▸ **TASK DIRECTIONS**: Select, from the data, each line where "value" occurs.

### THE INPUT

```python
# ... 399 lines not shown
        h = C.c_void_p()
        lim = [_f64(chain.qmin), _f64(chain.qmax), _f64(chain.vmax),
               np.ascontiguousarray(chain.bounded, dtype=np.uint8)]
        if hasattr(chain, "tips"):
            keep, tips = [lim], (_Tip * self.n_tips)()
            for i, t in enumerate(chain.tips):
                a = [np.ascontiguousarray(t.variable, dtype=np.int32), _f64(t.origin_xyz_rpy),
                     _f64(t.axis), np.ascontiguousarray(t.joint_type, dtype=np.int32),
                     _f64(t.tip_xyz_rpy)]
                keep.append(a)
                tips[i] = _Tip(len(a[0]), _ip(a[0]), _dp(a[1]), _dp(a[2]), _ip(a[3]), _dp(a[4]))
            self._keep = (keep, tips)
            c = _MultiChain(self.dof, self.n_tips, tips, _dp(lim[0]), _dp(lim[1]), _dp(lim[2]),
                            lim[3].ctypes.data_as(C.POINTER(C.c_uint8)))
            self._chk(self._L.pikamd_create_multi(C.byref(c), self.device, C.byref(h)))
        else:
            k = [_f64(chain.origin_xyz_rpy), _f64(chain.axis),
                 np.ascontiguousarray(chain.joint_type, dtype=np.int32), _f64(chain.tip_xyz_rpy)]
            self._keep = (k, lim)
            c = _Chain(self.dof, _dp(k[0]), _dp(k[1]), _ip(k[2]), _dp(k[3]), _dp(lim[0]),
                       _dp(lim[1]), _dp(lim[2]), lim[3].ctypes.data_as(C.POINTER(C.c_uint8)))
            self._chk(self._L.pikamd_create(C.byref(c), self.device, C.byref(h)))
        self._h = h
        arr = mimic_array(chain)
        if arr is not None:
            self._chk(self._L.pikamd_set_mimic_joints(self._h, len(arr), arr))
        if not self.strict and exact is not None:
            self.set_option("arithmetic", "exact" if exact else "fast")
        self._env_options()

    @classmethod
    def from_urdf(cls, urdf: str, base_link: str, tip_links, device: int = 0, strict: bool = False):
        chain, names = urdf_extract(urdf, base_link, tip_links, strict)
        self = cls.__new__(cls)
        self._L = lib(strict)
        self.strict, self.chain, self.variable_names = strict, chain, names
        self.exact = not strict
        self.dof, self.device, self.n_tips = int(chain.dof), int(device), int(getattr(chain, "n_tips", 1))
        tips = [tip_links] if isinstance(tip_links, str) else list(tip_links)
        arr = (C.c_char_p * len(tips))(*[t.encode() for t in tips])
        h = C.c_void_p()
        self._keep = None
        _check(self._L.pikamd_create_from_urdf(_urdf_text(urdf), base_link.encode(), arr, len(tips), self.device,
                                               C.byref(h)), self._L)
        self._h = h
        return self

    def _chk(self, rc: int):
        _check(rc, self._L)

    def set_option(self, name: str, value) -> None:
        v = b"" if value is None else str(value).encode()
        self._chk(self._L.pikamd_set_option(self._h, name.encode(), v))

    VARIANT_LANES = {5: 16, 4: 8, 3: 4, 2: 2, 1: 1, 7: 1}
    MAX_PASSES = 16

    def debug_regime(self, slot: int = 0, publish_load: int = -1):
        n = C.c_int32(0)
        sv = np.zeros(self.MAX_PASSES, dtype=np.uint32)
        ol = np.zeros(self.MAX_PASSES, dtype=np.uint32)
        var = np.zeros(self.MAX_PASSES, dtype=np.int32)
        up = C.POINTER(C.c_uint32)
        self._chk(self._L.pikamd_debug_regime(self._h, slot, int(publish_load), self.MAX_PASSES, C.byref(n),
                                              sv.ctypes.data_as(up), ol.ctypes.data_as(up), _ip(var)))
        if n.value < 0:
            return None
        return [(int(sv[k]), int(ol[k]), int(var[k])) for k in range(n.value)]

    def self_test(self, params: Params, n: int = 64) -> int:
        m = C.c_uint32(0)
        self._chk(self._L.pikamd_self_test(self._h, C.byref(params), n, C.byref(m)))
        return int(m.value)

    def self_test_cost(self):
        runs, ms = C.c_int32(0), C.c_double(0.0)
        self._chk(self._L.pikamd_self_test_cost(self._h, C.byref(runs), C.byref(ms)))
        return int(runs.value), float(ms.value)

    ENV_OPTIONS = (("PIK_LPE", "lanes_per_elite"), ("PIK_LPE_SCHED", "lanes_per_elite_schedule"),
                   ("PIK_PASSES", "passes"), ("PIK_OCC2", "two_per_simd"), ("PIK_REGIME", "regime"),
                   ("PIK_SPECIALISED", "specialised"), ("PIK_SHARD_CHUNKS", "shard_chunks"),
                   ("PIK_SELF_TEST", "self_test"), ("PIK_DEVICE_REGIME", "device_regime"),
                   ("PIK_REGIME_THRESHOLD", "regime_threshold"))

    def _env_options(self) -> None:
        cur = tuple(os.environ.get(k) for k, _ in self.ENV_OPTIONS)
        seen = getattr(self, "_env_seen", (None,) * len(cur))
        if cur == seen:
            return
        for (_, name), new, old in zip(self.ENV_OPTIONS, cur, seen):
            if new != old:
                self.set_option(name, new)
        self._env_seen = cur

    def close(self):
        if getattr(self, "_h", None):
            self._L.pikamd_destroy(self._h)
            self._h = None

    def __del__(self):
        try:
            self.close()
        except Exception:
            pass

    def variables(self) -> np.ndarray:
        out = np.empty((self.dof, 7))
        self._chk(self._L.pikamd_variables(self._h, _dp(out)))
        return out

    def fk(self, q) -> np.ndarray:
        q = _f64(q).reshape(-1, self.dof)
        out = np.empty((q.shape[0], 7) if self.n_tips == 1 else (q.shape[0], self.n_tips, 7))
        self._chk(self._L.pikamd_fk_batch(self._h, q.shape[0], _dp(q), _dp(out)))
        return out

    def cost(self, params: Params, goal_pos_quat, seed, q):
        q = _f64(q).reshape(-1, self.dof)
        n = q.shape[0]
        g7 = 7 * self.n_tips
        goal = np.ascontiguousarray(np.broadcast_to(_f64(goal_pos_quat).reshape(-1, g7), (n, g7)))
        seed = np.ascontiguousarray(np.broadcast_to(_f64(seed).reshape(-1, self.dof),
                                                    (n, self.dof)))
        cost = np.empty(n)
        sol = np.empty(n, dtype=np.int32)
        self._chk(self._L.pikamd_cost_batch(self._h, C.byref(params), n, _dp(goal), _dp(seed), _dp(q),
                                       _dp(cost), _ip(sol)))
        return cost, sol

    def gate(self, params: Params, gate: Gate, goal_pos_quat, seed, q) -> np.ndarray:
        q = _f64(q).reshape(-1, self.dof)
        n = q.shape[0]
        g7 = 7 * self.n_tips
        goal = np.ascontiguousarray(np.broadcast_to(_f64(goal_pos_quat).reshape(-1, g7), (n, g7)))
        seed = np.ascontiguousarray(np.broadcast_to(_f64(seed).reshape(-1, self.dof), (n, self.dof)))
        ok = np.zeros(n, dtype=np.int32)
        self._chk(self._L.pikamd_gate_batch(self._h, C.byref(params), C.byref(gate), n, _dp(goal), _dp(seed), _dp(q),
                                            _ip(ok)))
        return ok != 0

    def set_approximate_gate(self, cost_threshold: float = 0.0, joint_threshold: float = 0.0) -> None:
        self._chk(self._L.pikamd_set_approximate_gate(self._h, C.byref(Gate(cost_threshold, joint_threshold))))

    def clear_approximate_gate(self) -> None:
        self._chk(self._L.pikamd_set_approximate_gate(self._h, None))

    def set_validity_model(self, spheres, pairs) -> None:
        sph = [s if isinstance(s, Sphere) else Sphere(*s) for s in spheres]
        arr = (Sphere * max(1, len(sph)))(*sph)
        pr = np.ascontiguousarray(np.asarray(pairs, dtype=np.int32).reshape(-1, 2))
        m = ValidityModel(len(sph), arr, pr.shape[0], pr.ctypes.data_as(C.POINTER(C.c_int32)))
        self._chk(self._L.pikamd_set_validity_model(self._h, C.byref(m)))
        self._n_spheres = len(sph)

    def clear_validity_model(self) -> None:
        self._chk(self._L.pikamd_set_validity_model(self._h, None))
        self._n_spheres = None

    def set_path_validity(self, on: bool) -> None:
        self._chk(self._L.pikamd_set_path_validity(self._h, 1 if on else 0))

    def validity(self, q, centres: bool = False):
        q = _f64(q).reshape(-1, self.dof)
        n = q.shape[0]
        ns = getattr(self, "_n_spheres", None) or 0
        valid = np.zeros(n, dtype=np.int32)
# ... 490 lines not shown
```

######
### THE INPUT

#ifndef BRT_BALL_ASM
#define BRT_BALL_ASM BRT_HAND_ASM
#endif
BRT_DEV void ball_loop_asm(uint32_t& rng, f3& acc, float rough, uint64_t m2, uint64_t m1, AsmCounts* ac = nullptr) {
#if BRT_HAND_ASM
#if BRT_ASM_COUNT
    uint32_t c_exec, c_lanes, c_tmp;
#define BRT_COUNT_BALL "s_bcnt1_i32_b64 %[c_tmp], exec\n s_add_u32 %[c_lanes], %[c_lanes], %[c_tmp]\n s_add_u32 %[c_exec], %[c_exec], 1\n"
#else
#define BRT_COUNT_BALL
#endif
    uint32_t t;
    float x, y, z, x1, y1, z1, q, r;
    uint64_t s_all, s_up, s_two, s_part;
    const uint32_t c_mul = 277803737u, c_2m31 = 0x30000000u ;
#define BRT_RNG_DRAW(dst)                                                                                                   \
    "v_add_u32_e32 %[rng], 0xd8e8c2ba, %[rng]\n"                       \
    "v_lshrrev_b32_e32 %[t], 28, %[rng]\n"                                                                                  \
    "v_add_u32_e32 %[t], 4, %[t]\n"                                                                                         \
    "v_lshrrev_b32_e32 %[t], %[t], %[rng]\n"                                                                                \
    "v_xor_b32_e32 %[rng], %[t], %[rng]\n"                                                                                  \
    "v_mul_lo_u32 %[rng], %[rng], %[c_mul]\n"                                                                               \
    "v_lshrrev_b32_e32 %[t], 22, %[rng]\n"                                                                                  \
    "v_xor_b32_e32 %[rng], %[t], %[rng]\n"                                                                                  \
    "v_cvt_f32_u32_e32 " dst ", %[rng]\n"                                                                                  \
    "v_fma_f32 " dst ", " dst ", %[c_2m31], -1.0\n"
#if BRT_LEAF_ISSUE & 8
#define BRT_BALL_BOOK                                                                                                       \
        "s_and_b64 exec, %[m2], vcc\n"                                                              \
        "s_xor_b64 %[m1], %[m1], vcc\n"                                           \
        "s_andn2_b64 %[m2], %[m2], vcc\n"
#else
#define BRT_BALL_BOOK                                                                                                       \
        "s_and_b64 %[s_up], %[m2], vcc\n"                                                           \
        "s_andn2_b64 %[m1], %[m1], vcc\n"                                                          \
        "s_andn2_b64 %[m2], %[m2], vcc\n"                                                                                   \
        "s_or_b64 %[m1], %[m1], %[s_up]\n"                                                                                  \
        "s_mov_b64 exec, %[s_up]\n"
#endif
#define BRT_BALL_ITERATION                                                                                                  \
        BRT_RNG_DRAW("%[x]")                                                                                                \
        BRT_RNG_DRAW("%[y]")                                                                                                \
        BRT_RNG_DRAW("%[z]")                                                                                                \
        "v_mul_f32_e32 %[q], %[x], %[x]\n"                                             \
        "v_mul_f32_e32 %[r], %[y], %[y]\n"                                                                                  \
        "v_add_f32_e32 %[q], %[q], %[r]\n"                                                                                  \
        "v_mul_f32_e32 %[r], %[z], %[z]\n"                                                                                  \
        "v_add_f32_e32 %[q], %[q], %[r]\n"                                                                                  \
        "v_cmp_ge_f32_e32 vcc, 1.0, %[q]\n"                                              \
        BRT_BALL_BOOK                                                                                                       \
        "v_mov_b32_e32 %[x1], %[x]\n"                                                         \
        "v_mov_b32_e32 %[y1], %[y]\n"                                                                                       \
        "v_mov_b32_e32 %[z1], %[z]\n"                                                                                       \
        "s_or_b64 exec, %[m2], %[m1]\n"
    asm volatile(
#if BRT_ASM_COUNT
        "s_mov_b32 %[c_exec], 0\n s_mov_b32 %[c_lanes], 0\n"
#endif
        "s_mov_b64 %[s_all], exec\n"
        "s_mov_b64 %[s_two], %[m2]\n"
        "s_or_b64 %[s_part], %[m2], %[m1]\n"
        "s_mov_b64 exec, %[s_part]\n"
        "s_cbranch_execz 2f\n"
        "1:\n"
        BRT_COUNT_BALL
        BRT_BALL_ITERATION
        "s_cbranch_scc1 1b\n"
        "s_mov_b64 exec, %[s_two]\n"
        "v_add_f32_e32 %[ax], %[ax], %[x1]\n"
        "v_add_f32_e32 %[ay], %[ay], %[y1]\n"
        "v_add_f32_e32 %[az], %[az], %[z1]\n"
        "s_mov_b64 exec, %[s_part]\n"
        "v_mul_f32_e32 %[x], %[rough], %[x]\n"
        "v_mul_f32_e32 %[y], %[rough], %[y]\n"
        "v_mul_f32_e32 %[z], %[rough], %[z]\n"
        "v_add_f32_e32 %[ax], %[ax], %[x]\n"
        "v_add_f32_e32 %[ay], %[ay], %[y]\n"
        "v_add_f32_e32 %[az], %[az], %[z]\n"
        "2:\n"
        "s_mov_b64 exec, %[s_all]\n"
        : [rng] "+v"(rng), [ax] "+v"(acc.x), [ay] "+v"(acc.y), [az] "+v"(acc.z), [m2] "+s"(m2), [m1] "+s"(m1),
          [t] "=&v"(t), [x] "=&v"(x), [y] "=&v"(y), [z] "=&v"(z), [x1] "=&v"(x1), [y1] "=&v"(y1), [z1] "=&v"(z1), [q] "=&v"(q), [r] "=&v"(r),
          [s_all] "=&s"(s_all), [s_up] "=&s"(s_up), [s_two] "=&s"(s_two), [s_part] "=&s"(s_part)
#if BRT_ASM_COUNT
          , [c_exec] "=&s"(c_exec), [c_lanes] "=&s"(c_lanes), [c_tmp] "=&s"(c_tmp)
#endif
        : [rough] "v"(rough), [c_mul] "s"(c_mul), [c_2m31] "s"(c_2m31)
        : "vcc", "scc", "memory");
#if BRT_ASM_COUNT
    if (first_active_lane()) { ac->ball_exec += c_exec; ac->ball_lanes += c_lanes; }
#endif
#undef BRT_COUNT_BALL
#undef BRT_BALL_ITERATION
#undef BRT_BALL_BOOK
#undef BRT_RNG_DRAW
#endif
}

######

▸ **REPLY**:
    def set_option(self, name: str, value) -> None:
        v = b"" if value is None else str(value).encode()
        if n.value < 0:
        return [(int(sv[k]), int(ol[k]), int(var[k])) for k in range(n.value)]
        return int(m.value)
        return int(runs.value), float(ms.value)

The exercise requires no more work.